A uma curta distância de carro, num ponto médico numa cidade do leste, a gravidade dos ferimentos, mesmo ligeiros, era evidente. O pôr do sol significa que as unidades da linha da frente podem começar a tarefa de retirar os feridos, a salvo dos drones de ataque russos que assombram as horas do dia.

O posto médico aguardava na escuridão total, e um carro saiu a acelerar pela noite dentro. Dois soldados feridos de Klishchiivka - uma cidade onde Moscovo recentemente reivindicou vitórias, em parte devido ao facto de a Ucrânia ter sido obrigada a deslocar forças para a região de Kharkiv para se defender do ataque - saíram do carro. Um deles tinha a cabeça totalmente enfaixada e falava, com os braços estendidos, enquanto apalpava o caminho para a frente. O outro estava deitado numa maca.

Foram rapidamente tratados. A roupa foi cuidadosamente cortada. Um deles tinha os olhos inchados e fechados, mas, de resto, parecia menos ferido. O outro tinha estilhaços na perna, ferimentos no braço e estava cheio de estilhaços nas costas. O rosto estava coberto de terra e os olhos também tinham dificuldade em abrir.

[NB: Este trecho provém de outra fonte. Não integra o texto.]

template <typename SE, bool GSTACK, bool LSCENE, int PM, bool W5 = false>
static int launch_render(const crt_scene* s, int device, const crt_camera* cam, const dev::Work& w0,
                         size_t lds, double* d_rgb, hipStream_t stream, crt_render_stats* count_stats,
                         const RenderPass* pass) {
    const DeviceCopy& c = s->dev[device];
    dev::Work W = w0;
    lds = render_lds_tail(W, lds, GSTACK, LSCENE, PM, W5);
    constexpr int kThreads = dev::kBlock;
    const bool masked = pass && pass->blocks;
    const void* kfn = masked ? reinterpret_cast<const void*>(dev::render_kernel<SE, GSTACK, LSCENE, false, PM, W5, true>)
                             : reinterpret_cast<const void*>(dev::render_kernel<SE, GSTACK, LSCENE, false, PM, W5>);
    const uint64_t pixels = static_cast<uint64_t>(W.owned_rows) * cam->image_w;
    const uint32_t spp = cam->samples_per_pixel;
    W.chunk_len = sample_chunk_len(spp);
    W.chunks = (spp + W.chunk_len - 1) / W.chunk_len;
    uint32_t full_chunks = 0;
    double inv_done = 0;
    hipMemPool_t pool = nullptr;
    if (pass) {
        const int rc = pass_pool(device, &pool);
        if (rc) return rc;
    }
    auto scratch = [&](void** p, size_t bytes) {
        return pool ? hipMallocFromPoolAsync(p, bytes, pool, stream) : hipMallocAsync(p, bytes, stream);
    };
    if (pass) {
        const uint32_t end = pass->first + pass->count;
        W.s0 = pass->first;
        W.chunks = (end + W.chunk_len - 1) / W.chunk_len - pass->first / W.chunk_len;
        full_chunks = end / W.chunk_len - pass->first / W.chunk_len;
        inv_done = 1 / static_cast<double>(end);
    }
    constexpr uint64_t kMaxTiles = 65535;
    const uint64_t tiles_x_all = (static_cast<uint64_t>(cam->image_w) + dev::kTileW - 1) / dev::kTileW;
    const uint64_t tiles_y_all = (static_cast<uint64_t>(W.owned_rows) + dev::kTileH - 1) / dev::kTileH;
    const uint64_t tile_bytes = 64ull * 3 * sizeof(double) * W.chunks;
    const uint64_t cap = std::max<uint64_t>(1, partial_budget() / tile_bytes);
    const uint32_t bx = static_cast<uint32_t>(std::min({tiles_x_all, kMaxTiles, cap}));
    const uint32_t by = static_cast<uint32_t>(std::min({tiles_y_all, kMaxTiles, std::max<uint64_t>(1, cap / bx)}));
    int cus = 0, per_cu = 0;
    HIP_TRY(hipDeviceGetAttribute(&cus, hipDeviceAttributeMultiprocessorCount, device));
    HIP_TRY(hipOccupancyMaxActiveBlocksPerMultiprocessor(&per_cu, kfn, kThreads, lds));
    constexpr uint32_t kWavesPerBlock = kThreads / 64;
    uint64_t resident = static_cast<uint64_t>(std::max(1, cus)) * std::max(1, per_cu);
    if (const char* e = std::getenv("CRT_GRID_BLOCKS"))
        resident = std::max<uint64_t>(1, std::min<uint64_t>(resident, static_cast<uint64_t>(std::max(1, std::atoi(e)))));
    auto knob = [](const char* name, uint32_t dflt) {
        const char* e = std::getenv(name);
        return e ? static_cast<uint32_t>(std::max(0, std::min(4096, std::atoi(e)))) : dflt;
    };

    double* partial = nullptr;
    SE* gstack = nullptr;
    dev::Counters* ctr = nullptr;
    const bool count = count_stats != nullptr;
    const uint64_t band_px = std::min<uint64_t>(static_cast<uint64_t>(bx) * dev::kTileW, cam->image_w) *
                             std::min<uint64_t>(static_cast<uint64_t>(by) * dev::kTileH, W.owned_rows);
    if (!count)
        HIP_TRY(scratch(reinterpret_cast<void**>(&partial), band_px * 3 * W.chunks * sizeof(double)));
    if (GSTACK) {
        size_t bytes = gstack_levels(s) * resident * dev::kBlock * sizeof(SE);
        HIP_TRY(scratch(reinterpret_cast<void**>(&gstack), bytes));
    }
    if (count) {
        HIP_TRY(hipMallocAsync(reinterpret_cast<void**>(&ctr), sizeof(dev::Counters), stream));
        HIP_TRY(hipMemsetAsync(ctr, 0, sizeof(dev::Counters), stream));
    }
    uint32_t* queue = nullptr;
    HIP_TRY(scratch(reinterpret_cast<void**>(&queue), 256));
    W.queue = queue;
    uint32_t* active = nullptr;
    if (masked)
        HIP_TRY(scratch(reinterpret_cast<void**>(&active), (static_cast<size_t>(bx) * by + 1) * sizeof(uint32_t)));
    dev::SceneView S = view_of(c);
    dev::CamView C = cam_view(cam);
    hipEvent_t e0 = nullptr, e1 = nullptr;
    if (count) {
        HIP_TRY(hipEventCreate(&e0));
        HIP_TRY(hipEventCreate(&e1));
        HIP_TRY(hipEventRecord(e0, stream));
    }
    for (uint64_t ty0 = 0; ty0 < tiles_y_all; ty0 += by) {
        for (uint64_t tx0 = 0; tx0 < tiles_x_all; tx0 += bx) {
            W.col0 = static_cast<uint32_t>(tx0 * dev::kTileW);
            W.k0 = static_cast<uint32_t>(ty0 * dev::kTileH);
            W.bw = static_cast<uint32_t>(std::min<uint64_t>(static_cast<uint64_t>(bx) * dev::kTileW, cam->image_w - W.col0));
            W.bh = static_cast<uint32_t>(std::min<uint64_t>(static_cast<uint64_t>(by) * dev::kTileH, W.owned_rows - W.k0));
            W.tiles_x = (W.bw + dev::kTileW - 1) / dev::kTileW;
            W.tiles_y = (W.bh + dev::kTileH - 1) / dev::kTileH;
            W.tiles = W.tiles_x * W.tiles_y;
            const uint64_t q_tiles = masked && pass->hint ? std::min<uint64_t>(pass->hint, W.tiles) : W.tiles;
            const uint64_t blocks = std::max<uint64_t>(
                1, std::min<uint64_t>(resident, (q_tiles * W.chunks + kWavesPerBlock - 1) / kWavesPerBlock));
            const uint64_t per_lane = q_tiles * W.chunks / (blocks * kWavesPerBlock);
            const uint32_t k_auto = per_lane >= 60 ? static_cast<uint32_t>(std::min<uint64_t>(7, per_lane / 15)) : 3u;
            W.item_chunks = std::max<uint32_t>(1, knob("CRT_ITEM_CHUNKS", k_auto));
            const uint32_t tail_auto = static_cast<uint32_t>(std::max<uint64_t>(
                W.chunks / 9, std::min<uint64_t>(W.chunks, static_cast<uint64_t>(W.chunks) * 30 / std::max<uint64_t>(1, per_lane))));
            const uint32_t tail_want = std::min(W.chunks, knob("CRT_TAIL_CHUNKS", W.item_chunks > 1 ? tail_auto : 0));
            W.groups = (W.chunks - tail_want) / W.item_chunks;
            W.bulk_chunks = W.groups * W.item_chunks;
            W.tail_chunks = W.chunks - W.bulk_chunks;
            const uint64_t bulk_items = static_cast<uint64_t>(W.tiles) * W.groups;
            const uint64_t items = bulk_items + static_cast<uint64_t>(W.tiles) * W.tail_chunks;
            if (items >= 0xffffffffull) return fail(CRT_E_INVALID, "band too large for one launch");
            W.n_items = static_cast<uint32_t>(items);
            W.bulk_items = static_cast<uint32_t>(bulk_items);
            W.segments = knob("CRT_XCD_QUEUES", LSCENE ? 0 : 1) ? 8u : 1u;
            if (!masked) HIP_TRY(hipMemsetAsync(queue, 0, 8 * sizeof(uint32_t), stream));
#if CRT_WATCHDOG
            {
                void* wd = nullptr;
                HIP_TRY(hipGetSymbolAddress(&wd, HIP_SYMBOL(dev::crt_wd_deadline)));
                HIP_TRY(hipMemsetAsync(wd, 0, sizeof(unsigned long long), stream));
            }
#endif
            if (count) {
                hipLaunchKernelGGL((dev::render_kernel<SE, GSTACK, LSCENE, true, PM, W5>), dim3(static_cast<uint32_t>(blocks)),
                                   dim3(dev::kBlock), lds, stream, S, C, W, partial, gstack, ctr, nullptr);
                HIP_TRY(hipGetLastError());
            } else if (masked) {
                const uint32_t ftx = static_cast<uint32_t>(tiles_x_all);
                hipLaunchKernelGGL(dev::active_list_kernel, dim3(1), dim3(dev::kListThreads), 0, stream, pass->blocks, W, ftx,
                                   pass->first, active);
                HIP_TRY(hipGetLastError());
                hipLaunchKernelGGL((dev::render_kernel<SE, GSTACK, LSCENE, false, PM, W5, true>), dim3(static_cast<uint32_t>(blocks)),
                                   dim3(dev::kBlock), lds, stream, S, C, W, partial, gstack, ctr, active);
                HIP_TRY(hipGetLastError());
                hipLaunchKernelGGL(dev::accumulate_masked_kernel, dim3((W.tiles + 3) / 4), dim3(256), 0, stream, partial,
                                   pass->sum, pass->noise, d_rgb, pass->blocks, W, cam->image_w, ftx, full_chunks,
                                   pass->first + pass->count, inv_done);
                HIP_TRY(hipGetLastError());
            } else {
                hipLaunchKernelGGL((dev::render_kernel<SE, GSTACK, LSCENE, false, PM, W5>), dim3(static_cast<uint32_t>(blocks)),
                                   dim3(dev::kBlock), lds, stream, S, C, W, partial, gstack, ctr, nullptr);
                HIP_TRY(hipGetLastError());
                const uint64_t rb = (static_cast<uint64_t>(W.bw) * W.bh + 255) / 256;
                if (pass)
                    hipLaunchKernelGGL(dev::accumulate_kernel, dim3(static_cast<uint32_t>(rb)), dim3(256), 0, stream, partial,
                                       pass->sum, pass->noise, d_rgb, W, cam->image_w, full_chunks, inv_done);
                else
                    hipLaunchKernelGGL(dev::resolve_kernel, dim3(static_cast<uint32_t>(rb)), dim3(256), 0, stream, partial,
                                       d_rgb, W, cam->image_w, cam->image_h, C.inv_spp);
                HIP_TRY(hipGetLastError());
            }
        }
    }
    if (count) HIP_TRY(hipEventRecord(e1, stream));
    if (partial) HIP_TRY(hipFreeAsync(partial, stream));
    HIP_TRY(hipFreeAsync(queue, stream));
    if (active) HIP_TRY(hipFreeAsync(active, stream));
    if (gstack) HIP_TRY(hipFreeAsync(gstack, stream));
    if (count) {
        dev::Counters h{};
        HIP_TRY(hipMemcpyAsync(&h, ctr, sizeof h, hipMemcpyDeviceToHost, stream));
        HIP_TRY(hipStreamSynchronize(stream));
        HIP_TRY(hipFreeAsync(ctr, stream));
        HIP_TRY(hipStreamSynchronize(stream));
        float ms = 0;
        HIP_TRY(hipEventElapsedTime(&ms, e0, e1));
        (void)hipEventDestroy(e0);
        (void)hipEventDestroy(e1);
        count_stats->samples = pixels * cam->samples_per_pixel;
        count_stats->rays = h.rays;
        count_stats->nodes_visited = h.nodes;
        count_stats->sphere_tests = h.sphere_tests;
        count_stats->parallelogram_tests = h.quad_tests;
        count_stats->kernel_ms = ms;
        count_stats->ticks_walk = h.cyc_walk;
        count_stats->ticks_leaf = h.cyc_leaf;
        count_stats->ticks_shade = h.cyc_shade;
        count_stats->ticks_total = h.cyc_total;
        count_stats->wave_iters_walk = h.it_walk;
        count_stats->wave_iters_leaf = h.it_leaf;
        count_stats->wave_iters_shade = h.it_shade;
        count_stats->ticks_tail = h.cyc_tail;
        count_stats->slow_node_tests = h.slow_nodes;
        count_stats->wave_iters_slow = h.it_slow;
        count_stats->candidate_tests = h.cand;
        count_stats->wave_iters_candidates = h.it_cand;
        if (std::getenv("CRT_DEBUG_COUNTERS"))
            std::fprintf(stderr, "crt counters: rays %llu nodes %llu sphere_tests %llu quad_tests %llu it_walk %llu "
                         "it_leaf %llu it_shade %llu rounds %llu walkers/round %.2f leaves/round %.2f done/round %.2f "
"shade_rounds %llu; wave time: walk %.3f leaf %.3f shade %.3f draw %.3f init %.3f\n", h.rays, h.nodes, h.sphere_tests, h.quad_tests, h.it_walk,
                         h.it_leaf, h.it_shade, h.rounds, double(h.round_walkers) / double(h.rounds ? h.rounds : 1),
                         double(h.round_leaves) / double(h.rounds ? h.rounds : 1),
                         double(h.round_done) / double(h.rounds ? h.rounds : 1), h.shade_rounds,
                         double(h.cyc_walk) / double(h.cyc_total), double(h.cyc_leaf) / double(h.cyc_total),
                         double(h.cyc_shade) / double(h.cyc_total), double(h.cyc_draw) / double(h.cyc_total),
                         double(h.cyc_init) / double(h.cyc_total));
    }
    return CRT_OK;
}

template <typename SE>
static Layout render_layout(const crt_scene* s, dev::Work& W) {
    Layout L;
    const size_t stack_bytes = align16(static_cast<size_t>(s->depth + 1) * dev::kBlock * sizeof(SE));
    W.bytes_nodes = static_cast<uint32_t>(align16(s->num_dnodes * sizeof(DevNodeF)));
    W.bytes_refs = W.spheres_f32 ? 0u : static_cast<uint32_t>(align16(s->num_prims * 4));
    W.bytes_spheres = static_cast<uint32_t>(align16(s->num_spheres * (W.spheres_f32 ? sizeof(DevSpherePair)
                                                                                         : sizeof(DevSphere))));
    W.bytes_quads = static_cast<uint32_t>(align16(s->num_quads * sizeof(DevQuad)));
    W.bytes_quadf = W.quads_f32 ? static_cast<uint32_t>(s->num_quads * (W.quads_flat ? sizeof(DevQuadBox) : sizeof(DevQuadF)))
                                : 0u;
    const size_t scene_bytes = static_cast<size_t>(W.bytes_nodes) + W.bytes_refs + W.bytes_spheres + W.bytes_quads +
                               W.bytes_quadf;
    const uint32_t level = static_cast<uint32_t>(dev::kBlock * sizeof(SE));
    W.sentinel = static_cast<uint32_t>(s->num_dnodes - 1) << kNodeFShift;
    L.stack_bytes = stack_bytes;
    L.level = level;
    L.all_nodes = s->num_dnodes * sizeof(DevNodeF);
    const bool force_global = std::getenv("CRT_NO_LDS_SCENE") != nullptr;
    auto stack_at = [&](size_t data_bytes) { return static_cast<uint32_t>(std::max<size_t>(data_bytes, 2 * level) + 2 * level); };
    const size_t cam_bytes = align16(sizeof(dev::CamView));
    if (!force_global && stack_at(scene_bytes) + stack_bytes + cam_bytes <= kLdsSceneBudget) {
        W.lds_nodes = 0;
        W.lds_refs = W.lds_nodes + W.bytes_nodes;
        W.lds_spheres = W.lds_refs + W.bytes_refs;
        W.lds_quads = W.lds_spheres + W.bytes_spheres;
        W.lds_quadf = W.lds_quads + W.bytes_quads;
        W.lds_sph64 = W.lds_quadf + W.bytes_quadf;
        const size_t budget5 = kLdsBudget5;
        const bool w5 = (64 * dev::kManyWaves * 4) % dev::kBlock == 0 && (W.sphere_only || W.quads_flat) && std::getenv("CRT_FOUR_WAVES") == nullptr &&
                        stack_at(scene_bytes) + stack_bytes + cam_bytes + (W.sphere_only ? kAccBytes : 0) +
                            (W.quads_flat ? kInvBytes : 0) <= budget5;
        const size_t budget = w5 ? budget5 : kLdsSceneBudget;
        const uint32_t sph64 = static_cast<uint32_t>(s->num_spheres * sizeof(DevSphere));
        if (W.spheres_f32 && stack_at(scene_bytes + sph64) + stack_bytes + cam_bytes + (w5 ? kAccBytes : 0) <= budget)
            W.bytes_sph64 = sph64;
        W.lds_stack = stack_at(scene_bytes + W.bytes_sph64);
        L.cls = kQueryLdsScene;
        L.w5 = w5;
        L.lds = W.lds_stack + stack_bytes;
        L.budget = budget;
        return L;
    }
    const size_t per_block = kLdsPerBlock;
    L.budget = per_block;
    const bool no_top = std::getenv("CRT_NO_LDS_TOP") != nullptr;
    const size_t all_nodes = L.all_nodes;
    auto top_bytes = [&](size_t room) {
        return no_top ? 0u : static_cast<uint32_t>(std::min(all_nodes, room / (2 * sizeof(DevNodeF)) * (2 * sizeof(DevNodeF))));
    };
    if (stack_bytes <= kLdsStackBudget && stack_at(0) + stack_bytes + kInvBytes + cam_bytes <= per_block &&
        std::getenv("CRT_FORCE_GSTACK") == nullptr) {
        const size_t taken = stack_bytes + 2 * level + kInvBytes + cam_bytes;
        W.ntop = top_bytes(per_block - taken);
        W.lds_nodes = 0;
        W.lds_stack = stack_at(align16(W.ntop));
        L.cls = kQueryLdsStack;
        L.lds = W.lds_stack + stack_bytes;
        return L;
    }
    W.ntop = top_bytes(per_block - cam_bytes);
    W.lds_nodes = 0;
    L.cls = kQueryHbmStack;
    L.lds = W.ntop;
    return L;
}

template <typename SE>
static int dispatch_render(const crt_scene* s, int device, const crt_camera* cam, dev::Work W,
                           double* d_rgb, hipStream_t st, crt_render_stats* count_stats, const RenderPass* pass) {
    const Layout L = render_layout<SE>(s, W);
    const int pm = render_prim_mode(W, L.cls);
    switch (L.cls) {
    case kQueryLdsScene:
        if (pm == 0)
            return L.w5 ? launch_render<SE, false, true, 0, true>(s, device, cam, W, L.lds, d_rgb, st, count_stats, pass)
                        : launch_render<SE, false, true, 0, false>(s, device, cam, W, L.lds, d_rgb, st, count_stats, pass);
        if (pm == 2)
            return L.w5 ? launch_render<SE, false, true, 2, true>(s, device, cam, W, L.lds, d_rgb, st, count_stats, pass)
                        : launch_render<SE, false, true, 2, false>(s, device, cam, W, L.lds, d_rgb, st, count_stats, pass);
        return launch_render<SE, false, true, 1>(s, device, cam, W, L.lds, d_rgb, st, count_stats, pass);
    case kQueryLdsStack:
        if (pm == 0) return launch_render<SE, false, false, 0>(s, device, cam, W, L.lds, d_rgb, st, count_stats, pass);
        return launch_render<SE, false, false, 1>(s, device, cam, W, L.lds, d_rgb, st, count_stats, pass);
    default:
        if (pm == 0) return launch_render<SE, true, false, 0>(s, device, cam, W, L.lds, d_rgb, st, count_stats, pass);
        return launch_render<SE, true, false, 1>(s, device, cam, W, L.lds, d_rgb, st, count_stats, pass);
    }
}

static int tiling_work(const crt_camera* cam, const crt_tiling* t, dev::Work& W) {
    crt_tiling tl{1, 1, 0, 0};
    if (t) tl = *t;
    if (tl.flags & ~CRT_TILING_PACKED) return fail(CRT_E_INVALID, "unknown tiling flags");
    if (tl.row_block == 0 || tl.tile_count == 0 || tl.tile_index >= tl.tile_count)
        return fail(CRT_E_INVALID, "bad tiling");
    W = dev::Work{};
    W.row_block = tl.row_block;
    W.tile_count = tl.tile_count;
    W.tile_index = tl.tile_index;
    W.owned_rows = count_owned(cam->image_h, tl.row_block, tl.tile_count, tl.tile_index);
    W.packed = (tl.flags & CRT_TILING_PACKED) ? 1u : 0u;
    W.rb_shift = 32;
    for (uint32_t sh = 0; sh < 31; ++sh)
        if ((1u << sh) == W.row_block) W.rb_shift = sh;
    return CRT_OK;
}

Um morteiro caiu a cerca de 1,2 metros do seu abrigo. Foi por uma questão de sorte e de alguns metros que ainda estão fisicamente intactos. Os enfermeiros tentam rapidamente limpar-lhes os olhos.

“Quando abro o olho assim, vêem a luz?”, pergunta um médico. “E as pessoas?" Mas o doente só conseguia ver a luz. Uma enfermeira reparou que tinha uma lesão na mão direita. Depois examinaram-lhe as costas e viram uma confusão de pequenas feridas. De repente, o doente piorou. “Alguma coisa do meu lado”, gritava ele.

É possível que a força da explosão tenha provocado lesões internas. Os médicos intervêm rapidamente. Foi-lhe injectada anestesia no pulmão e introduzido um tubo. “Tosse que vai melhorar”, diz um médico ao doente.

À volta dos dois feridos, havia quatro camas vazias. Há um ano, disse-nos um médico, Ivan, chegavam a ter 250 doentes por dia, quando o ataque russo a Bakhmut estava no auge. No entanto, a diminuição do número de pacientes não é um prenúncio de progresso na guerra da Ucrânia. Segundo um responsável, a 93.ª brigada mecanizada carece de infantaria e tem dificuldade em reabastecer e posicioná-la na linha da frente devido à ameaça dos drones russos, pelo que esta unidade médica não tem doentes. É uma lembrança arrepiante da escassez de mão de obra com que Kiev está a lidar após dois anos de guerra.

Os pacientes foram conduzidos para uma ambulância que os esperava e que partiu na escuridão total, com os faróis apagados. A Rússia já atacou instalações médicas antes.